If a line below contains the word "namespace", count it. Please give the total and nothing else.

·····

@@ -150,37 +114,15 @@
     for (int nt = 0; nt < 8; ++nt) s[nt][0] = s[nt][1] = s[nt][2] = s[nt][3] = 0.f;
 #pragma unroll
     for (int nt = 0; nt < 8; ++nt) {
-      if constexpr (F16) {
-        const int key = nt * 8 + (lane & 7), dim = 8 * (lane >> 3);
-#pragma unroll
-        for (int c = 0; c < 2; ++c) {
-          uint32_t bh[4], bl[4];
-          ldsm_x4((uint32_t)__cvta_generic_to_shared(sK_hi + key * C::PITCH + 32 * c + dim), bh);
-          if constexpr (BF16) {
-#pragma unroll
-            for (int u = 0; u < 2; ++u) mma_bf16(s[nt], qa_hi[2 * c + u], bh[2 * u], bh[2 * u + 1]);
-            continue;
-          }
-          ldsm_x4((uint32_t)__cvta_generic_to_shared(sK_lo + key * C::PITCH + 32 * c + dim), bl);
-#pragma unroll
-          for (int u = 0; u < 2; ++u) {
-            const int ks = 2 * c + u;
-            mma_f16(s[nt], qa_hi[ks], bh[2 * u], bh[2 * u + 1]);
-            mma_f16(s[nt], qa_lo[ks], bh[2 * u], bh[2 * u + 1]);
-            mma_f16(s[nt], qa_hi[ks], bl[2 * u], bl[2 * u + 1]);
-          }
-        }
-      } else {
-        const float* kh = sK_hi + (nt * 8 + g) * C::PITCH;
-        const float* kl = sK_lo + (nt * 8 + g) * C::PITCH;
-#pragma unroll
-        for (int ks = 0; ks < QK_STEPS; ++ks) {
-          const uint32_t bh0 = f2u(kh[ks * 8 + t4]), bh1 = f2u(kh[ks * 8 + t4 + 4]);
-          const uint32_t bl0 = f2u(kl[ks * 8 + t4]), bl1 = f2u(kl[ks * 8 + t4 + 4]);
-          mma_tf32(s[nt], qa_hi[ks], bh0, bh1);
-          mma_tf32(s[nt], qa_lo[ks], bh0, bh1);
-          mma_tf32(s[nt], qa_hi[ks], bl0, bl1);
-        }
+      const float* kh = sK_hi + (nt * 8 + g) * C::PITCH;
+      const float* kl = sK_lo + (nt * 8 + g) * C::PITCH;
+#pragma unroll
+      for (int ks = 0; ks < QK_STEPS; ++ks) {
+        const uint32_t bh0 = f2u(kh[ks * 8 + t4]), bh1 = f2u(kh[ks * 8 + t4 + 4]);
+        const uint32_t bl0 = f2u(kl[ks * 8 + t4]), bl1 = f2u(kl[ks * 8 + t4 + 4]);
+        mma_tf32(s[nt], qa_hi[ks], bh0, bh1);
+        mma_tf32(s[nt], qa_lo[ks], bh0, bh1);
+        mma_tf32(s[nt], qa_hi[ks], bl0, bl1);
       }
     }
 
@@ -212,64 +154,23 @@
     float pv[8][4];
 #pragma unroll
     for (int nd = 0; nd < 8; ++nd) pv[nd][0] = pv[nd][1] = pv[nd][2] = pv[nd][3] = 0.f;
-    if constexpr (BF16) {
-#pragma unroll
-      for (int ks = 0; ks < 4; ++ks) {
-        uint32_t ph[4];
-        ph[0] = pack_bf16x2(s[2 * ks][0], s[2 * ks][1]);
-        ph[1] = pack_bf16x2(s[2 * ks][2], s[2 * ks][3]);
-        ph[2] = pack_bf16x2(s[2 * ks + 1][0], s[2 * ks + 1][1]);
-        ph[3] = pack_bf16x2(s[2 * ks + 1][2], s[2 * ks + 1][3]);
-        const int key = ks * 16 + (lane & 7) + 8 * ((lane >> 3) & 1), dsel = 8 * (lane >> 4);
-#pragma unroll
-        for (int nd = 0; nd < 8; nd += 2) {
-          uint32_t vh[4];
-          ldsm_x4_t((uint32_t)__cvta_generic_to_shared(sV_hi + key * C::PITCH + nd * 8 + dsel), vh);
-#pragma unroll
-          for (int u = 0; u < 2; ++u) mma_bf16(pv[nd + u], ph, vh[2 * u], vh[2 * u + 1]);
-        }
-      }
-    } else if constexpr (F16) {
-#pragma unroll
-      for (int ks = 0; ks < 4; ++ks) {
-        uint32_t ph[4], pl[4];
-        split_f16x2(s[2 * ks][0] * P_SCALE, s[2 * ks][1] * P_SCALE, ph[0], pl[0]);
-        split_f16x2(s[2 * ks][2] * P_SCALE, s[2 * ks][3] * P_SCALE, ph[1], pl[1]);
-        split_f16x2(s[2 * ks + 1][0] * P_SCALE, s[2 * ks + 1][1] * P_SCALE, ph[2], pl[2]);
-        split_f16x2(s[2 * ks + 1][2] * P_SCALE, s[2 * ks + 1][3] * P_SCALE, ph[3], pl[3]);
-        const int key = ks * 16 + (lane & 7) + 8 * ((lane >> 3) & 1), dsel = 8 * (lane >> 4);
-#pragma unroll
-        for (int nd = 0; nd < 8; nd += 2) {
-          uint32_t vh[4], vl[4];
-          ldsm_x4_t((uint32_t)__cvta_generic_to_shared(sV_hi + key * C::PITCH + nd * 8 + dsel), vh);
-          ldsm_x4_t((uint32_t)__cvta_generic_to_shared(sV_lo + key * C::PITCH + nd * 8 + dsel), vl);
-#pragma unroll
-          for (int u = 0; u < 2; ++u) {
-            mma_f16(pv[nd + u], ph, vh[2 * u], vh[2 * u + 1]);
-            mma_f16(pv[nd + u], pl, vh[2 * u], vh[2 * u + 1]);
-            mma_f16(pv[nd + u], ph, vl[2 * u], vl[2 * u + 1]);
-          }
-        }
-      }
-    } else {
-#pragma unroll
-      for (int ks = 0; ks < 8; ++ks) {
-        uint32_t ph[4], pl[4];
-        float hh, ll;
-        split_tf32(s[ks][0], hh, ll); ph[0] = f2u(hh); pl[0] = f2u(ll);
-        split_tf32(s[ks][2], hh, ll); ph[1] = f2u(hh); pl[1] = f2u(ll);
-        split_tf32(s[ks][1], hh, ll); ph[2] = f2u(hh); pl[2] = f2u(ll);
-        split_tf32(s[ks][3], hh, ll); ph[3] = f2u(hh); pl[3] = f2u(ll);
-        const float* vh0 = sV_hi + (ks * 8 + 2 * t4) * C::PITCH;
-        const float* vl0 = sV_lo + (ks * 8 + 2 * t4) * C::PITCH;
-#pragma unroll
-        for (int nd = 0; nd < 8; ++nd) {
-          const uint32_t bh0 = f2u(vh0[nd * 8 + g]), bh1 = f2u(vh0[C::PITCH + nd * 8 + g]);
-          const uint32_t bl0 = f2u(vl0[nd * 8 + g]), bl1 = f2u(vl0[C::PITCH + nd * 8 + g]);
-          mma_tf32(pv[nd], ph, bh0, bh1);
-          mma_tf32(pv[nd], pl, bh0, bh1);
-          mma_tf32(pv[nd], ph, bl0, bl1);
-        }
+#pragma unroll
+    for (int ks = 0; ks < 8; ++ks) {
+      uint32_t ph[4], pl[4];
+      float hh, ll;
+      split_tf32(s[ks][0], hh, ll); ph[0] = f2u(hh); pl[0] = f2u(ll);
+      split_tf32(s[ks][2], hh, ll); ph[1] = f2u(hh); pl[1] = f2u(ll);
+      split_tf32(s[ks][1], hh, ll); ph[2] = f2u(hh); pl[2] = f2u(ll);
+      split_tf32(s[ks][3], hh, ll); ph[3] = f2u(hh); pl[3] = f2u(ll);
+      const float* vh0 = sV_hi + (ks * 8 + 2 * t4) * C::PITCH;
+      const float* vl0 = sV_lo + (ks * 8 + 2 * t4) * C::PITCH;
+#pragma unroll
+      for (int nd = 0; nd < 8; ++nd) {
+        const uint32_t bh0 = f2u(vh0[nd * 8 + g]), bh1 = f2u(vh0[C::PITCH + nd * 8 + g]);
+        const uint32_t bl0 = f2u(vl0[nd * 8 + g]), bl1 = f2u(vl0[C::PITCH + nd * 8 + g]);
+        mma_tf32(pv[nd], ph, bh0, bh1);
+        mma_tf32(pv[nd], pl, bh0, bh1);
+        mma_tf32(pv[nd], ph, bl0, bl1);
       }
     }
 #pragma unroll
@@ -282,7 +183,7 @@
 
   l0 += __shfl_xor_sync(0xffffffffu, l0, 1); l0 += __shfl_xor_sync(0xffffffffu, l0, 2);
   l1 += __shfl_xor_sync(0xffffffffu, l1, 1); l1 += __shfl_xor_sync(0xffffffffu, l1, 2);
-  const float inv0 = 1.0f / (l0 * P_SCALE), inv1 = 1.0f / (l1 * P_SCALE);
+  const float inv0 = 1.0f / l0, inv1 = 1.0f / l1;
 #pragma unroll
   for (int half = 0; half < 2; ++half) {
     const int q = half ? q1 : q0;
@@ -292,36 +193,25 @@
 #pragma unroll
     for (int nd = 0; nd < 8; ++nd) {
       const float a = o[nd][2 * half] * inv, c = o[nd][2 * half + 1] * inv;
-      if constexpr (BF16) {
-        *reinterpret_cast<uint32_t*>(reinterpret_cast<__nv_bfloat16*>(o_hi_) + off + nd * 8) = pack_bf16x2(a, c);
-      } else if constexpr (F16) {
-        uint32_t hh, ll;
-        split_f16x2(a, c, hh, ll);
-        *reinterpret_cast<uint32_t*>(reinterpret_cast<__half*>(o_hi_) + off + nd * 8) = hh;
-        *reinterpret_cast<uint32_t*>(reinterpret_cast<__half*>(o_lo_) + off + nd * 8) = ll;
-      } else {
-        float2 hh, ll;
-        split_tf32(a, hh.x, ll.x); split_tf32(c, hh.y, ll.y);
-        *reinterpret_cast<float2*>(reinterpret_cast<float*>(o_hi_) + off + nd * 8) = hh;
-        *reinterpret_cast<float2*>(reinterpret_cast<float*>(o_lo_) + off + nd * 8) = ll;
-      }
-    }
-  }
-}
-
-template <bool F16, bool BF16 = false>
+      float2 hh, ll;
+      split_tf32(a, hh.x, ll.x); split_tf32(c, hh.y, ll.y);
+      *reinterpret_cast<float2*>(reinterpret_cast<float*>(o_hi_) + off + nd * 8) = hh;
+      *reinterpret_cast<float2*>(reinterpret_cast<float*>(o_lo_) + off + nd * 8) = ll;
+    }
+  }
+}
+
 __global__ void __launch_bounds__(THREADS)
 attention_tc_kernel(const void* __restrict__ qkv_hi_, const void* __restrict__ qkv_lo_, int T, int D,
                     void* __restrict__ o_hi_, void* __restrict__ o_lo_) {
-  attention_cta<F16, false, BF16>(qkv_hi_, qkv_lo_, T, D, o_hi_, o_lo_, nullptr);
-}
-
-template <bool F16, bool BF16 = false>
+  attention_cta<false>(qkv_hi_, qkv_lo_, T, D, o_hi_, o_lo_, nullptr);
+}
+
 __global__ void __launch_bounds__(THREADS)
 attention_tc_varlen_kernel(const void* __restrict__ qkv_hi_, const void* __restrict__ qkv_lo_,
                            const __grid_constant__ VarlenAttnTable tab, int D, void* __restrict__ o_hi_,
                            void* __restrict__ o_lo_) {
-  attention_cta<F16, true, BF16>(qkv_hi_, qkv_lo_, 0, D, o_hi_, o_lo_, &tab);
+  attention_cta<true>(qkv_hi_, qkv_lo_, 0, D, o_hi_, o_lo_, &tab);
 }
 
 __global__ void __launch_bounds__(256)
@@ -335,23 +225,24 @@
 
 }
 
+int attention_wg_launch(const void* qkv_hi, const void* qkv_lo, int B, int T, int D, int heads, void* o_hi, void* o_lo,
+                        bool bf16, cudaStream_t st);
+int attention_wg_varlen_launch(const void* qkv_hi, const void* qkv_lo, const VarlenAttnTable& tab, int D, int heads,
+                               void* o_hi, void* o_lo, bool bf16, cudaStream_t st);
+
 int attention_tc_launch(const void* qkv_hi, const void* qkv_lo, int B, int T, int D, int heads, void* o_hi, void* o_lo,
                         int fmt, cudaStream_t st) {
   using namespace atc;
   ANYLOC_REQUIRE(D == heads * HD, "attention_tc: head_dim must be 64 (D=%d heads=%d)", D, heads);
   ANYLOC_REQUIRE(B <= 65535 && heads <= 65535, "attention_tc: grid too large (B=%d heads=%d)", B, heads);
+  if (fmt == ANYLOC_PAIR_BF16 || fmt == ANYLOC_PAIR_F16)
+    return attention_wg_launch(qkv_hi, qkv_lo, B, T, D, heads, o_hi, o_lo, fmt == ANYLOC_PAIR_BF16, st);
   static unsigned long long attr_seen = 0;
-  if (first_use_on_this_device(&attr_seen)) {
-    ANYLOC_CHECK_CUDA(cudaFuncSetAttribute(attention_tc_kernel<true>, cudaFuncAttributeMaxDynamicSharedMemorySize,
-                                           Cfg<true>::SMEM_BYTES));
-    ANYLOC_CHECK_CUDA(cudaFuncSetAttribute(attention_tc_kernel<false>, cudaFuncAttributeMaxDynamicSharedMemorySize,
-                                           Cfg<false>::SMEM_BYTES));
-  }
+  if (first_use_on_this_device(&attr_seen))
+    ANYLOC_CHECK_CUDA(cudaFuncSetAttribute(attention_tc_kernel, cudaFuncAttributeMaxDynamicSharedMemorySize,
+                                           Cfg::SMEM_BYTES));
   const dim3 grid(cdiv(T, BQ), heads, B);
-  if (fmt == ANYLOC_PAIR_BF16)
-    attention_tc_kernel<true, true><<<grid, THREADS, Cfg<true, true>::SMEM_BYTES, st>>>(qkv_hi, qkv_lo, T, D, o_hi, o_lo);
-  else if (fmt == ANYLOC_PAIR_F16) attention_tc_kernel<true><<<grid, THREADS, Cfg<true>::SMEM_BYTES, st>>>(qkv_hi, qkv_lo, T, D, o_hi, o_lo);
-  else attention_tc_kernel<false><<<grid, THREADS, Cfg<false>::SMEM_BYTES, st>>>(qkv_hi, qkv_lo, T, D, o_hi, o_lo);
+  attention_tc_kernel<<<grid, THREADS, Cfg::SMEM_BYTES, st>>>(qkv_hi, qkv_lo, T, D, o_hi, o_lo);
   ANYLOC_CHECK_LAUNCH();
   return ANYLOC_OK;
 }
@@ -361,21 +252,14 @@
   using namespace atc;
   ANYLOC_REQUIRE(D == heads * HD, "attention_tc: head_dim must be 64 (D=%d heads=%d)", D, heads);
   ANYLOC_REQUIRE(heads <= 65535, "attention_tc: grid too large (heads=%d)", heads);
+  if (fmt == ANYLOC_PAIR_BF16 || fmt == ANYLOC_PAIR_F16)
+    return attention_wg_varlen_launch(qkv_hi, qkv_lo, tab, D, heads, o_hi, o_lo, fmt == ANYLOC_PAIR_BF16, st);
   static unsigned long long attr_seen = 0;
-  if (first_use_on_this_device(&attr_seen)) {
-    ANYLOC_CHECK_CUDA(cudaFuncSetAttribute(attention_tc_varlen_kernel<true>,
-                                           cudaFuncAttributeMaxDynamicSharedMemorySize, Cfg<true>::SMEM_BYTES));
-    ANYLOC_CHECK_CUDA(cudaFuncSetAttribute(attention_tc_varlen_kernel<false>,
-                                           cudaFuncAttributeMaxDynamicSharedMemorySize, Cfg<false>::SMEM_BYTES));
-  }
+  if (first_use_on_this_device(&attr_seen))
+    ANYLOC_CHECK_CUDA(cudaFuncSetAttribute(attention_tc_varlen_kernel, cudaFuncAttributeMaxDynamicSharedMemorySize,
+                                           Cfg::SMEM_BYTES));
   const dim3 grid(n_tiles, heads);
-  if (fmt == ANYLOC_PAIR_BF16)
-    attention_tc_varlen_kernel<true, true><<<grid, THREADS, Cfg<true, true>::SMEM_BYTES, st>>>(qkv_hi, qkv_lo, tab, D,
-                                                                                             o_hi, o_lo);
-  else if (fmt == ANYLOC_PAIR_F16)
-    attention_tc_varlen_kernel<true><<<grid, THREADS, Cfg<true>::SMEM_BYTES, st>>>(qkv_hi, qkv_lo, tab, D, o_hi, o_lo);
-  else
-    attention_tc_varlen_kernel<false><<<grid, THREADS, Cfg<false>::SMEM_BYTES, st>>>(qkv_hi, qkv_lo, tab, D, o_hi, o_lo);
+  attention_tc_varlen_kernel<<<grid, THREADS, Cfg::SMEM_BYTES, st>>>(qkv_hi, qkv_lo, tab, D, o_hi, o_lo);
   ANYLOC_CHECK_LAUNCH();
   return ANYLOC_OK;
 }
diff --git a/anyloc_b200/csrc/attention_wg.cu b/anyloc_b200/csrc/attention_wg.cu
--- /dev/null
+++ b/anyloc_b200/csrc/attention_wg.cu
@@ -0,0 +1,301 @@
+#include <stdlib.h>
+#include "tc_common.cuh"
+
+namespace anyloc {
+namespace awg {
+
+using namespace tc;
+
+__device__ __forceinline__ float ex2(float x) {
+  float y; asm("ex2.approx.ftz.f32 %0, %1;" : "=f"(y) : "f"(x)); return y;
+}
+
+constexpr int BQ = 128, BKV = 64, HD = 64, THREADS = 384, STAGES = 4;
+constexpr int TILE_BYTES = 64 * 128;
+
+template <bool BF16> struct Cfg {
+  static constexpr int NT = BF16 ? 1 : 2;
+  static constexpr int Q_BYTES = NT * 2 * TILE_BYTES;
+  static constexpr int K_OFF = 0, V_OFF = NT * TILE_BYTES;
+  static constexpr int STAGE_BYTES = 2 * NT * TILE_BYTES;
+  static constexpr int BAR_OFF = Q_BYTES + STAGES * STAGE_BYTES;
+  static constexpr int SMEM_BYTES = BAR_OFF + 256 + 1024 ;
+};
+
+template <bool BF16, bool VARLEN>
+__device__ __forceinline__ void attention_wg_cta(const CUtensorMap* tm_hi, const CUtensorMap* tm_lo, int T, int D,
+                                                 void* __restrict__ o_hi_, void* __restrict__ o_lo_,
+                                                 const VarlenAttnTable* tab) {
+  using C = Cfg<BF16>;
+  extern __shared__ uint8_t smem_raw[];
+  uint8_t* smem = reinterpret_cast<uint8_t*>((reinterpret_cast<uintptr_t>(smem_raw) + 1023) & ~(uintptr_t)1023);
+  uint64_t* full_bar = reinterpret_cast<uint64_t*>(smem + C::BAR_OFF);
+  uint64_t* empty_bar = full_bar + STAGES;
+  uint64_t* q_bar = empty_bar + STAGES;
+
+  int qt = blockIdx.x;
+  const int h = blockIdx.y;
+  int img = blockIdx.z, row0 = 0;
+  size_t out0 = (size_t)blockIdx.z * T;
+  if constexpr (VARLEN) {
+    int lo = 0, hi = tab->n - 1;
+    while (lo < hi) {
+      const int mid = (lo + hi + 1) >> 1;
+      if (tab->tile0[mid] <= qt) lo = mid; else hi = mid - 1;
+    }
+    qt -= tab->tile0[lo]; T = tab->len[lo]; row0 = tab->row0[lo]; img = 0; out0 = (size_t)row0;
+  }
+  const int nblk = (T + BKV - 1) / BKV;
+  const int active = min(2, (T - qt * BQ + 63) / 64);
+  const int wg = threadIdx.x >> 7;
+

·····

» Solution to this exercise:
5